2017-2018 Objectives


This year corresponds the B phase of the Attitude Determination and Control System (ADCS) of the ECE3SAT. Our work will be centralized on 4 fields.

First of all, we want our satellite to be as open source as possible, that’s why we are going to develop our visibility and to document all our work through the year. That means we are going to be much more present on social media, post videos, communicate…

Secondly, we need to electronically simulate our environment. To do so we will implement our model of the ECE3SAT in a physical engine made on the computer.

Thirdly, we need a reliable control algorithm which will take the decisions based on the data filtered from sensors. It means we are going to design and implement our ADCS algorithms so that it is reusable both for the simulation and physical experiments (and hopefully usable on the final ECE3SAT with the least effort possible).

Finally, we will build an experimental setup to emulate our own test environment with a controllable magnetic field (via Helmholtz coils).


During this year, we will first start by ending phase A. Then, we will handle phase B. You will find below this year’s main objectives.

  • Ending phase A :
    • Test the battery charging time with solar panels using a battery loaded at 20% which is the minimum value required.
    • Change/add components :
      • Add switches to the model with ISIS and test it.
      • Look for an alternative to MPPT.
    • Find out how to provide energy alternatively with solar panels and battery.
      • Consider battery as primary source of energy, then check again battery charging time.
    • PV cells’ efficiency under sunlight :
      • Improve current delivered by MPPT in order to charge the battery while current is used by all components.
  • Phase B :
    • Design EPS module :
      • Choice of each component.
      • Test all components together.
    • Pooling of the entire CubeSat.
    • Platform test :
      • Rotation’s tests at different speeds
      • Analyze those tests :
        • Correlation position/variables(orientation, luminosity, temperature, magnetism)
        • Energy harvested (while position static at different angles, and rotation at different speed).


This year is OBC’s second phase out of 4. This year’s goal is to determine the global architecture of the ECE3Sat and to write the specification of the OBC.

In order to fulfill this objective, we will have several tasks.

First, we will study the already launched CubeSats and the various architectures (centralized vs distributed).
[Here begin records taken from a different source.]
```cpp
void launch_tree_levels(const p2::Consts* cp, uint32_t* leaf_digests, uint64_t n_leaves, SyncRing& ring, hipStream_t s) {
  uint32_t* cur = leaf_digests;
  uint64_t m = n_leaves;
  for (; m > (1u << 18); m >>= 1) {
    uint32_t* nxt = cur + 4 * m;
    hipLaunchKernelGGL(compress_kernel, dim3(grid_for(m / 2)), dim3(NT), 0, s, cp, cur, m / 2, nxt);
    cur = nxt;
  }
  if (m > 1) {
    const uint32_t per = m < SUBTREE ? (uint32_t)m : SUBTREE;
    hipLaunchKernelGGL(subtree_kernel, dim3((unsigned)(m / per)), dim3(NT_SUB), 0, s, cp, cur, m, per, ring.take());
  }
}

}

struct zkir_stark_ctx {
  uint32_t log_n = 0, log_blowup = 1;
  uint32_t* d_tw_inv = nullptr;
  uint32_t* d_tw_fwd = nullptr;
  uint32_t* d_g_lo = nullptr;
  uint32_t* d_g_lo_m = nullptr;
  mutable uint32_t* d_inv_xm1 = nullptr;
  uint32_t* d_g_hi = nullptr;
  uint32_t* d_small_inv = nullptr;
  uint32_t* d_small_fwd = nullptr;
  p2::Consts consts;
  p2::Consts* d_p2 = nullptr;
  mutable hipStream_t ov_stream = nullptr; mutable hipEvent_t ov_ev[2] = {nullptr, nullptr}; mutable std::vector<hipEvent_t> ov_group_ev; mutable uint4* d_ov_state = nullptr; mutable size_t ov_state_bytes = 0;
  mutable SyncRing sync;
  mutable std::mutex mu;
  mutable unsigned char* arena = nullptr;
  mutable size_t arena_size = 0, arena_off = 0;
  mutable zkir::HostPin pin;
  mutable const uint32_t* rate_mats[3] = {nullptr, nullptr, nullptr};
  mutable uint32_t rate_widths[3] = {0, 0, 0};
};

namespace {
const char* const BLOWUP2_ONLY = ": the context has log_blowup != 1; the prover's quotient, DEEP and FRI stages (and the experiments built on its LDE) are blow-up 2 — contexts of log_blowup 2 / 3 serve zkir_lde_launch and the zkir_merkle_* calls";
bool blowup2_only(const zkir_stark_ctx* c, const char* who) {
  if (c->log_blowup == 1) return true;
  zkir::set_last_error({ZKIR_ERR_ARGUMENT, std::string(who) + BLOWUP2_ONLY});
  return false;
}
int lde_launch(const zkir_stark_ctx* c, uint32_t* in, uint32_t width, uint32_t* out, bool mont_out, hipStream_t s) {
  const zkir::LdeTables t{(int)c->log_n, c->d_tw_inv, c->d_tw_fwd, mont_out ? c->d_g_lo_m : c->d_g_lo, c->d_g_hi, c->d_small_inv, c->d_small_fwd, (int)c->log_blowup};
  zkir::lde_run(t, in, (width + 7) / 8, out, s);
  return check_launch("lde");
}
int merkle_commit(const zkir_stark_ctx* c, const uint32_t* mat, uint32_t width, uint64_t n_leaves, uint32_t* tree, bool mont_in, hipStream_t s) {
  hipLaunchKernelGGL(leaf_hash_kernel, dim3(grid_for(n_leaves)), dim3(NT), 0, s, c->d_p2, mat, width, n_leaves, mont_in ? bb::from_mont(c->consts.in_scale) : c->consts.in_scale, tree);
  launch_tree_levels(c->d_p2, tree, n_leaves, c->sync, s);
  return check_launch("merkle_commit");
}
int selector_table_ensure(const zkir_stark_ctx* c, hipStream_t s) {
  if (c->d_inv_xm1) return ZKIR_OK;
  const uint64_t M = 1ull << (c->log_n + c->log_blowup);
  uint32_t* t = nullptr;
  if (hipMalloc(&t, (size_t)M * 4) != hipSuccess) { zkir::set_last_error({ZKIR_ERR_DEVICE, "zkir_prove_rate: no device memory for the selector table"}); return ZKIR_ERR_DEVICE; }
  hipLaunchKernelGGL(selector_inverse_kernel, dim3(grid_for((M + 7) / 8)), dim3(NT), 0, s, c->log_n + c->log_blowup, c->d_tw_fwd, t);
  c->d_inv_xm1 = t;
  return check_launch("selector table");
}
}

extern "C" {

uint32_t zkir_main_trace_width(void) { return air::committed_width(false); }
uint32_t zkir_main_trace_width_for(uint32_t deferred) { return air::committed_width((int)deferred); }
// ... 69 lines not shown
  (void)hipEventSynchronize(b);
  float ms = 0;
  (void)hipEventElapsedTime(&ms, a, b);
  (void)hipEventDestroy(a); (void)hipEventDestroy(b); (void)hipFree(d);
  return ms > 0 ? (double)blocks * NT * iters * 8.0 / (ms * 1e-3) : 0.0;
}

int zkir_stark_ctx_create(uint32_t log_n, uint32_t log_blowup, zkir_stark_ctx** out) {
  if (!out || log_n < 1 || log_n > 26 || log_blowup < 1 || log_blowup > 3 || log_n + log_blowup > 27) {
    zkir::set_last_error({ZKIR_ERR_ARGUMENT, "zkir_stark_ctx_create: need 1 <= log_n <= 26, log_blowup in {1, 2, 3} and log_n + log_blowup <= 27 (the field's two-adicity)"});
    return ZKIR_ERR_ARGUMENT;
  }
  *out = nullptr;
  zkir_stark_ctx* c = new zkir_stark_ctx();
  c->log_n = log_n; c->log_blowup = log_blowup;
  const uint32_t N = 1u << log_n;
  const uint32_t n_inv = N >= 2 ? N / 2 : 1, n_hi = (N >> 10) + 1;
  const uint32_t n_fwd = N << (log_blowup - 1);
  p2::generate(c->consts);
  hipError_t e = hipMalloc((void**)&c->d_p2, sizeof(p2::Consts));
  if (e == hipSuccess) e = hipMemcpy(c->d_p2, &c->consts, sizeof(p2::Consts), hipMemcpyHostToDevice);
  if (e == hipSuccess) e = hipMalloc(&c->sync.d_slots, SYNC_SLOTS * sizeof(uint32_t));
  if (e == hipSuccess) e = hipMemset(c->sync.d_slots, 0, SYNC_SLOTS * sizeof(uint32_t));
  if (e == hipSuccess) e = hipMalloc(&c->d_tw_inv, (size_t)n_inv * 4);
  if (e == hipSuccess) e = hipMalloc(&c->d_tw_fwd, (size_t)n_fwd * 4);
  if (e == hipSuccess) e = hipMalloc(&c->d_g_lo, 1024 * 4);
  if (e == hipSuccess) e = hipMalloc(&c->d_g_hi, (size_t)n_hi * 4);
  if (e == hipSuccess) e = hipMalloc(&c->d_g_lo_m, 1024 * 4);
  if (e == hipSuccess && log_blowup == 1) e = hipMalloc(&c->d_inv_xm1, (size_t)2 * N * 4);
  const int Bm = log_n < 10 ? (int)log_n : 10;
  const uint32_t n_si = Bm >= 1 ? (1u << (Bm - 1)) : 1, n_sf = 1u << (Bm + log_blowup - 1);
  if (e == hipSuccess) e = hipMalloc(&c->d_small_inv, (size_t)n_si * 4);
  if (e == hipSuccess) e = hipMalloc(&c->d_small_fwd, (size_t)n_sf * 4);
  if (e != hipSuccess) { zkir::set_last_error({ZKIR_ERR_DEVICE, std::string("zkir_stark_ctx_create: ") + hipGetErrorString(e)}); zkir_stark_ctx_free(c); return ZKIR_ERR_DEVICE; }
  const uint32_t wN = bb::root_of_unity(log_n), wM = bb::root_of_unity(log_n + log_blowup);
  hipLaunchKernelGGL(powers_kernel, dim3(grid_for(n_inv)), dim3(NT), 0, 0, bb::inv(wN), bb::R1, c->d_tw_inv, n_inv);
  hipLaunchKernelGGL(powers_kernel, dim3(grid_for(n_fwd)), dim3(NT), 0, 0, wM, bb::R1, c->d_tw_fwd, n_fwd);
  hipLaunchKernelGGL(powers_kernel, dim3(4), dim3(NT), 0, 0, bb::GEN, bb::to_mont(bb::inv(N % bb::P)), c->d_g_lo, 1024u);
  hipLaunchKernelGGL(powers_kernel, dim3(4), dim3(NT), 0, 0, bb::GEN, bb::to_mont(bb::to_mont(bb::inv(N % bb::P))), c->d_g_lo_m, 1024u);
  hipLaunchKernelGGL(powers_kernel, dim3(grid_for(n_hi)), dim3(NT), 0, 0, bb::pow(bb::GEN, 1024), bb::R1, c->d_g_hi, n_hi);
  if (log_blowup == 1) hipLaunchKernelGGL(selector_inverse_kernel, dim3(grid_for((2ull * N + 7) / 8)), dim3(NT), 0, 0, log_n + 1, c->d_tw_fwd, c->d_inv_xm1);
  hipLaunchKernelGGL(powers_kernel, dim3(grid_for(n_si)), dim3(NT), 0, 0, bb::inv(bb::root_of_unity(Bm)), bb::R1, c->d_small_inv, n_si);
  hipLaunchKernelGGL(powers_kernel, dim3(grid_for(n_sf)), dim3(NT), 0, 0, bb::root_of_unity(Bm + log_blowup), bb::R1, c->d_small_fwd, n_sf);
  if (hipDeviceSynchronize() != hipSuccess || check_launch("stark ctx tables") != ZKIR_OK) { zkir_stark_ctx_free(c); return ZKIR_ERR_DEVICE; }
  *out = c;
  return ZKIR_OK;
}

void zkir_stark_ctx_free(zkir_stark_ctx* c) {
  if (!c) return;
  (void)hipFree(c->d_tw_inv); (void)hipFree(c->d_tw_fwd); (void)hipFree(c->d_g_lo); (void)hipFree(c->d_g_hi); (void)hipFree(c->d_g_lo_m); (void)hipFree(c->d_inv_xm1);
  (void)hipFree(c->d_small_inv); (void)hipFree(c->d_small_fwd); (void)hipFree(c->d_p2); (void)hipFree(c->sync.d_slots);
  if (c->ov_stream) (void)hipStreamDestroy(c->ov_stream);
  for (hipEvent_t e : c->ov_ev) if (e) (void)hipEventDestroy(e);
  for (hipEvent_t e : c->ov_group_ev) (void)hipEventDestroy(e);
  (void)hipFree(c->d_ov_state);
  if (c->arena) (void)hipFree(c->arena);
  delete c;
}

uint32_t zkir_stark_ctx_log_blowup(const zkir_stark_ctx* c) { return c ? c->log_blowup : 0; }

uint32_t zkir_padded_log_n(uint64_t n_real) { uint32_t k = 3; while (((uint64_t)1 << k) < n_real) k++; return k; }

int zkir_main_trace_launch(const zkir_trace_columns* trace, uint64_t n_real, uint32_t deferred, uint32_t* out, void* stream) {
  if (!trace || !out || n_real == 0 || deferred > 1) { zkir::set_last_error({ZKIR_ERR_ARGUMENT, "zkir_main_trace_launch: null argument, empty trace, or a mode other than 0 / 1 (mode 2: zkir_main_trace_io_launch)"}); return ZKIR_ERR_ARGUMENT; }
  const uint64_t N = (uint64_t)1 << zkir_padded_log_n(n_real);
  if (deferred) hipLaunchKernelGGL(main_trace_kernel<1>, dim3(grid_for(N)), dim3(NT), 0, (hipStream_t)stream, *trace, n_real, N, out, IoRowArgs{});
  else hipLaunchKernelGGL(main_trace_kernel<0>, dim3(grid_for(N)), dim3(NT), 0, (hipStream_t)stream, *trace, n_real, N, out, IoRowArgs{});
  return check_launch("main_trace");
}
int zkir_main_trace_io_launch(const zkir_trace_columns* trace, uint64_t n_real, const zkir_io_args* io, uint32_t* scratch, uint32_t* out, void* stream) {
  if (!trace || !out || !io || !scratch || n_real == 0 || (!io->inputs && io->n_inputs)) { zkir::set_last_error({ZKIR_ERR_ARGUMENT, "zkir_main_trace_io_launch: null argument or empty trace"}); return ZKIR_ERR_ARGUMENT; }
  hipStream_t s = (hipStream_t)stream;
  const uint64_t N = (uint64_t)1 << zkir_padded_log_n(n_real);
// ... 158 lines not shown
```

Baseline: 190.7 million.

## Skip NTT/LDE work for all-zero column blocks via device zero flags

The first strided inverse-NTT pass now ORs the tile data it loads and, per column block, records an epoch-tagged flag when any nonzero value appears. The middle LDE kernel and the forward strided passes read these flags with a ballot. For blocks never flagged, the middle kernel writes zeros to the output and the forward kernels skip the butterfly work. Zero columns in the padded trace therefore cost far less compute. The price is an extra block-wide reduction in the first pass, a ring of flag slots on the device, and reliance on the first pass covering every tile of a block before the later kernels read the flags.

```diff
diff --git a/zkir_amd/csrc/host.h b/zkir_amd/csrc/host.h
--- a/zkir_amd/csrc/host.h
+++ b/zkir_amd/csrc/host.h
@@ -176,7 +176,10 @@
   const uint32_t* small_inv;
   const uint32_t* small_fwd;
   int log_blowup = 1;
+  uint32_t* zero_slot = nullptr;
+  uint32_t zero_epoch = 0;
 };
+constexpr uint32_t ZERO_FLAG_BLOCKS = 64;
 void lde_run(const LdeTables& t, uint32_t* in, uint32_t n_blocks, uint32_t* out, void* hip_stream);
 bool strided_variant_run(const LdeTables& t, uint32_t* data, uint32_t n_blocks, int variant, bool dit, void* hip_stream);
 bool lde_run_fused01(const LdeTables& t, const zkir_trace_columns* trace, uint64_t n_real, uint32_t* in, uint32_t n_blocks, uint32_t* out, void* hip_stream);
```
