int build_composed(gn_ctx* ctx, Block& blk) {
  if (!blk.comp_dirty) return GN_OK;
  const Linear &F = blk.ffn0, &P = blk.proj_out;
  if (!ctx->planes_mode || !F.w || !F.b || !P.w || !P.b || F.out != 2 * kDim || F.in != 2 * kDim || P.out != kDim || P.in != kDim) return GN_OK;
  const int H = 2 * kDim, D = kDim;
  std::vector<float> w1((size_t)H * H), b1(H), wo((size_t)D * D), bo(D);
  GN_HIP(hipMemcpy(w1.data(), F.w, w1.size() * 4, hipMemcpyDeviceToHost));
  GN_HIP(hipMemcpy(b1.data(), F.b, b1.size() * 4, hipMemcpyDeviceToHost));
  GN_HIP(hipMemcpy(wo.data(), P.w, wo.size() * 4, hipMemcpyDeviceToHost));
  GN_HIP(hipMemcpy(bo.data(), P.b, bo.size() * 4, hipMemcpyDeviceToHost));
  std::vector<float> wc((size_t)H * H), bc(H);
  std::vector<double> row(D);
  float mx = 0.f;
  for (int h = 0; h < H; ++h) {
    const float* w1h = &w1[(size_t)h * H];
    for (int k = 0; k < D; ++k) { row[k] = 0.0; wc[(size_t)h * H + k] = w1h[k]; }
    double bb = b1[h];
    for (int f = 0; f < D; ++f) {
      const double wm = w1h[D + f];
      const float* wof = &wo[(size_t)f * D];
      for (int k = 0; k < D; ++k) row[k] += wm * wof[k];
      bb += wm * bo[f];
    }
    for (int k = 0; k < D; ++k) wc[(size_t)h * H + D + k] = (float)row[k];
    bc[h] = (float)bb;
    for (int k = 0; k < H; ++k) { const float av = fabsf(wc[(size_t)h * H + k]); if (av > mx) mx = av; }
  }
  int e = 0;
  if (mx > 0.f && std::isfinite(mx)) { frexpf(mx, &e); e = 13 - e; }
  if (e > 60) e = 60;
  if (e < -60) e = -60;
  std::vector<uint16_t> frag((size_t)2 * H * H);
  build_weight_fragments(wc.data(), H, H, ldexpf(1.0f, e), 0, frag.data());
  if (!blk.wfc) { int rc = dalloc(ctx, &blk.wfc, frag.size()); if (rc != GN_OK) return rc; }
  if (!blk.b1c) { int rc = dalloc(ctx, &blk.b1c, (size_t)H); if (rc != GN_OK) return rc; }
  GN_HIP(hipMemcpy(blk.wfc, frag.data(), frag.size() * sizeof(uint16_t), hipMemcpyHostToDevice));
  GN_HIP(hipMemcpy(blk.b1c, bc.data(), bc.size() * sizeof(float), hipMemcpyHostToDevice));
  blk.wfc_scale = ldexpf(1.0f, -e);
  blk.comp_dirty = false;
  return GN_OK;
}

int ensure_composed(gn_ctx* ctx) {
  if (!ctx->planes_mode || !ctx->ffn_compose) return GN_OK;
  for (int i = 0; i < ctx->n_layers; ++i) {
    int rc = build_composed(ctx, ctx->self_blk[i]); if (rc != GN_OK) return rc;
    rc = build_composed(ctx, ctx->cross_blk[i]); if (rc != GN_OK) return rc;
  }
  return GN_OK;
}

bool tail_folds_out_proj(const gn_ctx* c, const Block& blk, int T) {
  return c->planes_mode && c->x_planes_only && c->ffn_fused == 3 && c->ffn_fold && blk.ffn0.wf && blk.ffn0.wf2 && blk.ffn3.wf && blk.proj_out.wf &&
         T % 64 == 0 && c->precision != GN_PREC_F32 && c->attn_variant >= 1;
}

bool tail_should_walk(const gn_ctx* c) {
  if (!c->tile_feedback) return false;
  const int g = (int)(c->ovf - c->ovf_base);
  if (g < 0 || g >= 8) return false;
  const unsigned long long w = __atomic_load_n(&c->tile_feedback[g], __ATOMIC_RELAXED);
  const unsigned all = (unsigned)(w >> 32), valid = (unsigned)w;
  return all > 0 && (unsigned long long)valid * 10u < (unsigned long long)all * 9u;
}

inline bool ffn_auto(const gn_ctx* c) { return c->ffn_products == 0 && c->cert_eps_lvl[0] >= 0.f && c->cert_eps_lvl[1] >= 0.f && c->certify >= 2; }
inline int ffn_level(const gn_ctx* c) { return c->attn_f16 == 2 ? 3 : c->ffn_products == 0 ? (ffn_auto(c) ? c->auto_level : 3) : c->ffn_products; }
inline float cert_eps_now(const gn_ctx* c) { return ffn_auto(c) ? c->cert_eps_lvl[c->auto_level - 2] : c->cert_eps; }

bool ffn(gn_ctx* c, const Block& blk, int T, hipStream_t s, bool keep_f32, const Block* next = nullptr, bool next_cross = false, int np = 0, int vt_perm = 0) {
  if (skinny_applies(c, T, np) && !(c->skinny & 8) && c->ffn_fused == 3 && c->ffn_compose && tail_folds_out_proj(c, blk, T) && blk.wfc && blk.b1c && !blk.comp_dirty && blk.ffn3.wfn &&
      c->h && c->ctx_p && gn::g_ffn_stamps == 0 && gn::g_ffn_shape == 0) {
    SkinnyTailArgs a;
    a.xp = c->x_p; a.cp = c->ctx_p; a.w1 = blk.wfc; a.w1_scale = blk.wfc_scale; a.b1 = blk.b1c; a.h = c->h; a.ln_g = blk.ln_g; a.ln_b = blk.ln_b;
    a.w2 = blk.ffn3.wfn; a.w2_scale = blk.ffn3.acc_scale; a.b2 = blk.ffn3.b; a.xp_out = c->x_p; a.y = keep_f32 ? c->x : nullptr;
    a.ovf = c->guard ? c->ovf : nullptr; a.T = T;
    if (!timed_launch(c, s, 0, 2.0 * T * 512.0 * 512.0, 4.0 * T * (256.0 + 256.0 + 512.0) + 4.0 * 512.0 * 512.0, nullptr, [&] { launch_skinny_h(a, s, c->skinny >> 4); })) return false;
    timed_launch(c, s, 0, 2.0 * T * 256.0 * 512.0, 4.0 * T * (512.0 + 256.0 + 256.0) + 4.0 * 256.0 * 512.0, nullptr, [&] { launch_skinny_out(a, s, c->skinny >> 4); });
    return false;
  }
  if (c->planes_mode && c->x_planes_only && c->ffn_fused == 3 && blk.ffn0.wf && blk.ffn3.wf && T % 64 == 0) {
    FfnArgs f;
    const bool fold = tail_folds_out_proj(c, blk, T);
    f.cp = fold ? c->ctx_p : nullptr; f.wos = blk.proj_out.wf; f.wo_scale = blk.proj_out.acc_scale; f.bo = blk.proj_out.b;
    f.xp = c->x_p; f.mp = c->msg_p; f.w1s = fold ? blk.ffn0.wf2 : blk.ffn0.wf; f.w1_scale = blk.ffn0.acc_scale; f.b1 = blk.ffn0.b; f.ln_g = blk.ln_g; f.ln_b = blk.ln_b;
    f.w2s = blk.ffn3.wf; f.w2_scale = blk.ffn3.acc_scale; f.b2 = blk.ffn3.b; f.yp = c->x_p; f.y = keep_f32 ? c->x : nullptr; f.T = T;
    const bool comp = fold && c->ffn_compose && blk.wfc && blk.b1c && !blk.comp_dirty;
    if (comp) { f.composed = 1; f.w1s = blk.wfc; f.w1_scale = blk.wfc_scale; f.b1 = blk.b1c; }
    f.ovf = c->guard ? c->ovf : nullptr;
    f.tiles = (c->use_lists && c->lists && gn::g_ffn_stamps == 0) ? c->lists : nullptr;
    f.walk = c->use_lists == 2 || (c->use_lists == 1 && tail_should_walk(c));
    f.ncu = c->ncu;
    f.composed = comp ? 1 : 0;
    f.products = (comp && ffn_level(c) == 2) ? 2 : 3;
    const bool fuse_qkv = next != nullptr && c->qkv_in_tail && !c->fused_proj_off && comp && ffn_selects_128(f) && gn::g_ffn_stamps == 0 && c->attn_f16 && c->qkv_products != 3 && !c->qkv_stamps &&
                          c->precision != GN_PREC_F32 && c->attn_variant >= 1 && qkv_projection_applies(c, *next, T, np, vt_perm) && !(vt_perm & 2);
    if (fuse_qkv) {
      f.qkv = next_cross ? 2 : 1;
      f.q_wf = next->proj_in.wf; f.q_acc_scale = next->proj_in.acc_scale; f.q_bias = next->proj_in.b;
      f.q_rot4 = c->rot4; f.q_rot_stride = (long long)c->Tmax; f.q_qkb = c->qkb; f.q_vt = c->vtb;
      f.q_qscale = 0.125f; f.q_scale = 0.35355339059327373f;
      f.npad = np;
    }
    if (c->use_lists) { f.nvalid = c->nvalid; f.npad = c->npad_run; }
    f.dbg_ts = gn::g_ffn_stamps ? reinterpret_cast<long long*>(c->sim) : nullptr;
    double flops = 2.0 * T * (512.0 * 512.0 + 256.0 * 512.0 + ((fold && !comp) ? 256.0 * 256.0 : 0.0));
    double bytes = 4.0 * T * (256.0 + 256.0 + 256.0 + 256.0) + 4.0 * (512.0 * 512.0 + 256.0 * 512.0);
    if (fuse_qkv) {
      const double N = next_cross ? 2.0 * kDim : 3.0 * kDim;
      flops += 2.0 * T * N * kDim;
      bytes += 2.0 * T * N + 4.0 * N * kDim + (next_cross ? 0.0 : 2.0 * 4.0 * T * kFreq);
    }
    return timed_launch(c, s, 0, flops, bytes, nullptr, [&] { launch_ffn_fused(f, s); }) && fuse_qkv;
  }
  GemmArgs g = gemm_args(c->x, kDim, blk.ffn0, c->h, 2 * kDim, T);
  g.A2 = c->msg; g.lda2 = kDim; g.K1 = kDim;
  if (c->planes_mode && T % 128 == 0 && (c->ffn_fused == 2 || (c->ffn_fused == 1 && T / 128 >= 256))) {
    g.ln_g = blk.ln_g; g.ln_b = blk.ln_b;
    gemm(c, EPI_LN_GELU, g, s);
  } else {
    gemm(c, EPI_BIAS, g, s);
    launch_ln_gelu(c->h, blk.ln_g, blk.ln_b, T, s, c->planes_mode ? c->h_p : nullptr, c->planes_mode && c->guard ? c->ovf : nullptr);
  }
  GemmArgs g3 = gemm_args(c->h, 2 * kDim, blk.ffn3, c->x, kDim, T);
  g3.resid = c->x; g3.ldr = kDim;
  if (c->planes_mode && c->x_planes_only) {
    uint16_t* xp = nullptr;
    if (planes_of(c, c->x, &xp)) { g3.residp = xp; g3.ldrp = kDim; g3.resid = nullptr; g3.drop_f32 = keep_f32 ? 0 : 1; }
  }
  gemm(c, EPI_RESIDUAL, g3, s);
  return false;
}
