+template <typename T, int U>
+__device__ __forceinline__ void decode_group_store(const uint32_t (&w)[U], const T* __restrict__ lut,
+                                                   T* __restrict__ out, uint64_t ld, uint32_t j, uint32_t g,
+                                                   int lane) {
+    T l[4];
+    decode_lut_row(lut, j, l);
+    T* o = out + j * ld + (uint64_t)g * (U * 1024);
+#pragma unroll
+    for (int u = 0; u < U; u++) decode_item_store<T, true>(w[u], l[0], l[1], l[2], l[3], o + u * 1024, 0, 0, lane);
+}
+
+template <typename T, int U>
+__global__ __launch_bounds__(kBlock) void k_decode_f(const uint8_t* __restrict__ packed, uint64_t pitch, uint64_t n,
+                                                     uint64_t m64, const T* __restrict__ lut, T* __restrict__ out,
+                                                     uint64_t ld) {
+    const int lane = threadIdx.x & (kWave - 1);
+    const uint32_t wave = __builtin_amdgcn_readfirstlane(threadIdx.x / kWave);
+    const uint32_t m = (uint32_t)m64;
+    const uint32_t chunks = (uint32_t)((n + 1023) / 1024);
+    const uint32_t gpc = (uint32_t)(n / 1024) / U;
+    const uint32_t nwaves = gridDim.x * (kBlock / kWave);
+    const uint32_t lb = (blockIdx.x & 7) * (gridDim.x >> 3) + (blockIdx.x >> 3);
+    const uint32_t wid = lb * (kBlock / kWave) + wave;
+    if (gpc > 0 && wid < (uint64_t)gpc * m) {
+        const uint32_t j0 = __builtin_amdgcn_readfirstlane(wid / gpc);
+        const uint32_t dj = __builtin_amdgcn_readfirstlane(nwaves / gpc), dg = nwaves - dj * gpc;
+        uint32_t wa[U], wb[U];
+        uint32_t ja = j0, ga = wid - j0 * gpc, jb = ja, gb = ga;
+        group_advance(jb, gb, dj, dg, gpc);
+        decode_group_load<U>(packed, pitch, m, ja, ga, lane, wa);
+        decode_group_load<U>(packed, pitch, m, jb, gb, lane, wb);
+        decode_group_store<T, U>(wa, lut, out, ld, ja, ga, lane);
+        while (jb < m) {
+            ja = jb, ga = gb;
+            group_advance(ja, ga, dj, dg, gpc);
+            decode_group_load<U>(packed, pitch, m, ja, ga, lane, wa);
+            decode_group_store<T, U>(wb, lut, out, ld, jb, gb, lane);
+            if (ja >= m) break;
+            jb = ja, gb = ga;
+            group_advance(jb, gb, dj, dg, gpc);
+            decode_group_load<U>(packed, pitch, m, jb, gb, lane, wb);
+            decode_group_store<T, U>(wa, lut, out, ld, ja, ga, lane);
+        }
+    }
+    const uint32_t rest = chunks - gpc * U;
+    const uint32_t last_dword = (uint32_t)((n - 1) / 16);
+    for (uint32_t e = wid; e < m * rest; e += nwaves) {
+        const uint32_t j = __builtin_amdgcn_readfirstlane(e / rest), c = gpc * U + (e - j * rest);
+        const uint32_t d = c * 64 + lane;
+        const uint32_t w = reinterpret_cast<const uint32_t*>(packed + j * pitch)[d < last_dword ? d : last_dword];
+        T l[4];
+        decode_lut_row(lut, j, l);
+        const uint64_t i0 = (uint64_t)c * 1024;
+        T* o = out + j * ld + i0;
+        if (i0 + 1024 <= n) decode_item_store<T, true>(w, l[0], l[1], l[2], l[3], o, i0, n, lane);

This will allow us to choose the most suited for our mission.

We will write the specifications of the OBC hardware and software to allow next year’s team to implement it.

We will write the specifications of the communication protocol (which messages, which frequency, which criticality, …).

Finally, we will study the means of simulation to assess the quality of the implementation.


Throughout this year, we will have to engage with a number of challenges with various difficulties that will arouse as this project develops.

One of the first tasks we will have to accomplish, is the verification and confirmation of the experimental values recorded by our predecessors working in phase 2 of the project.

Once our knowledge and understanding of the values is up to date, we shall then proceed in identifying the problems and reflect upon these to find suitable and convincing resolutions.

Our next step will be to cover up all issues considering the Yagi antenna, this will include carrying out a series of tests to make this antenna functional using the “FunCube” satellite system available to all.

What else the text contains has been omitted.